For Immediate Release:
September 17, 2020

Contact:
David Perle 202-483-7382

Norfolk, Va. – The plug may have been pulled on official Oktoberfest celebrations in Munich, Germany, but here at home, PETA is putting the oom-pah-pah into Voktoberfest menus with a round-up of the best vegan versions of traditional German foods that’ll have everyone putting on a dirndl—and yes, there’s even vegan lederhosen—and grabbing a stein to celebrate.

Guests will shout, “Wunderbare!” when they’re served spicy and savory tofu Weißwurst; smoky, seasoned Thüringer brats; creamy beer and “cheese” soup in a pretzel bowl; and apple strudel with vanilla sauce for dessert. There’s even a list of vegan beers for washing it all down, including Beck’s and Schlenkerla—German favorites that are available right here in the U.S. Prost!
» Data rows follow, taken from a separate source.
extern "C" {
int fmb_fm_forward(const int32_t*, const float*, const float*, const float*, int, int, int, float*, float*, float*,
                   float*, float*, const float*, int, float*, float*, cudaStream_t);
size_t fmb_sort_workspace_bytes(int64_t);
int fmb_sort_segment(const int32_t*, int64_t, int, void*, size_t, int32_t*, int32_t*, int32_t*, int32_t*,
                     cudaStream_t);
size_t fmb_bwd_workspace_bytes(int64_t, int);
int fmb_sort_fields_max_batch(void);
struct fmb_runlist_t { int32_t* entries; uint32_t* seg_count; int nseg, seg_cap; };
void fmb_runlist_shape(int, int, int*, int*);
int fmb_sort_fields_ex(const int32_t*, int, int, const int32_t*, int32_t*, int32_t*, uint32_t*, const fmb_runlist_t*, int, cudaStream_t);
int fmb_pos_flags_ex(const int32_t*, const int32_t*, int64_t, uint32_t*, const fmb_runlist_t*, cudaStream_t);
int fmb_fm_backward_update(const int32_t*, const int32_t*, int64_t, const float*, float*, int, int, const float*,
                           const float*, int, const float*, float, int, void*, size_t, cudaStream_t);
int fmb_finish_step(const float*, const float*, int, float*, float, int, float*, cudaStream_t);
struct fmb_ftrl_t { float* zn; float* bias_zn; float beta, l1, l2; };
int fmb_fm_backward_runs_list(const int32_t*, int64_t, float*, int, int, float, int, const fmb_ftrl_t*, const fmb_runlist_t*,
                              void*, size_t, cudaStream_t);
int fmb_finish_step_ex(const float*, const float*, int, float*, float, int, const fmb_ftrl_t*, float*, cudaStream_t);
int fmb_fm_step_fused_ex(const int32_t*, const float*, const float*, float*, const float*, const uint32_t*, int, int, int,
                         int, float, int, const fmb_ftrl_t*, float*, float*, void*, size_t, cudaStream_t);
int fmb_fm_backward_runs_ex(const int32_t*, int64_t, float*, int, int, float, int, const fmb_ftrl_t*, void*, size_t,
                            cudaStream_t);
int fmb_pos_flags(const int32_t*, const int32_t*, int64_t, uint32_t*, cudaStream_t);
int fmb_fm_step_fused(const int32_t*, const float*, const float*, float*, const float*, const uint32_t*, int, int, int,
                      int, float, int, float*, float*, void*, size_t, cudaStream_t);
int fmb_fm_backward_runs(const int32_t*, int64_t, float*, int, int, float, int, void*, size_t, cudaStream_t);
int fmb_is_fused_kernel_fn(const void*);
void fmb_runs_list_next_is_dependent(int);
const void* fmb_finish_kernel_fn(void);
int fmb_sort_fields_kernel_fns(const void**, int*, int*);
}

#define FMB_GRAPH_CACHE 32
struct StepVariant {
    int B, key_bits, loss_kind, mode, has_xv, pre, has_next, cur;
    const void *table, *bias;
    float lr;
    cudaGraph_t graph;
    cudaGraphExec_t exec;
    cudaGraphNode_t n_fused, n_finish, n_sort_cur[2], n_sort_next[2];
    int np_sort_cur[2], np_sort_next[2];
    int nlaunch;
    const void *cur_ids, *cur_xv, *cur_y, *cur_sort_ids, *cur_next_ids, *cur_loss;
};

struct fmb_session {
    int F, k, rowp, kp4;
    int64_t maxB;
    int32_t* d_ids;
    float* d_xv;
    float* d_y;
    float* d_S;
    float* d_z;
    float* d_delta;
    float* d_lossv;
    float* d_loss;
    int32_t* d_skeys;
    int32_t* d_perm;
    int32_t* d_skeys_buf[2];
    int32_t* d_perm_buf[2];
    uint32_t* d_posflag_buf[2];
    int32_t* d_runlist_buf[2];
    uint32_t* d_runcount_buf[2];
    int rl_nseg, rl_cap;
    void* d_sort_ws2;
    const int32_t* presort_ids;
    int presort_B, presort_buf, last_buf;
    int presort_ext;
    int presort_stale;
    cudaEvent_t ev_presort, ev_buf_free[2];
    int buf_used[2];
    void* d_sort_ws;
    size_t sort_ws_bytes;
    void* d_bwd_ws;
    size_t bwd_ws_bytes;
    int32_t* d_field_off;
    int32_t* h_ids;
    float* h_xv;
    float* h_y;
    float* h_loss;
    int32_t* d_ids2; float* d_xv2; float* d_y2; float* d_loss2;
    int32_t* h_ids2; float* h_xv2; float* h_y2;
    int32_t* d_idsx[2]; float* d_xvx[2]; float* d_yx[2];
    int32_t* h_idsx[2]; float* h_xvx[2]; float* h_yx[2];
    cudaStream_t st_copy;
    cudaEvent_t ev_h2d[4], ev_done[4];
    int slot_used[4];
    int64_t launches;
    cudaStream_t st0, st1, st2, st3, st4;
    cudaEvent_t ev_sp_fork, ev_sp_join, ev_join4;
    int64_t steps_done;
    cudaEvent_t ev_fork, ev_fwd, ev_sort, ev_join;
    int use_graph, use_prio;
    int host_path;
    int use_pdl;
    int sort_after;
    int sparse_ok;
    int ngraphs, next_evict;
    StepVariant gvar[FMB_GRAPH_CACHE];
    cudaEvent_t ev_join2;
    struct { const int32_t* ids; int B, key_bits, buf, nl; cudaGraphExec_t exec; cudaGraph_t graph; } psg[8];
    int npsg, presort_warm;
    fmb_ftrl_t ftrl;
    int ftrl_set;
};

#define CU(call)                                                                              \
    do {                                                                                      \
        cudaError_t e__ = (call);                                                             \
        if (e__ != cudaSuccess) { fmb_set_error("%s: %s", #call, cudaGetErrorString(e__)); return FMB_ERR_CUDA; } \
    } while (0)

“With vegan versions of everything from sausage to schnitzel and pilsner to pretzels, it’s time for a ‘Voktoberfest’ that doesn’t harm a hair on an animal’s head,” says PETA President Ingrid Newkirk. “PETA will have you slapping your knees in satisfaction as you dance the Schuhplattler.”

PETA—whose motto reads, in part, that “animals are not ours to eat”—notes that vegan food should be everyone’s “new normal,” considering that swine flu began on a U.S. factory farm and the novel coronavirus originated in a Chinese live-animal market. Vegan foods also save pigs from being hung upside down and bled to death, often while they’re still conscious.

For more information, please visit PETA.org.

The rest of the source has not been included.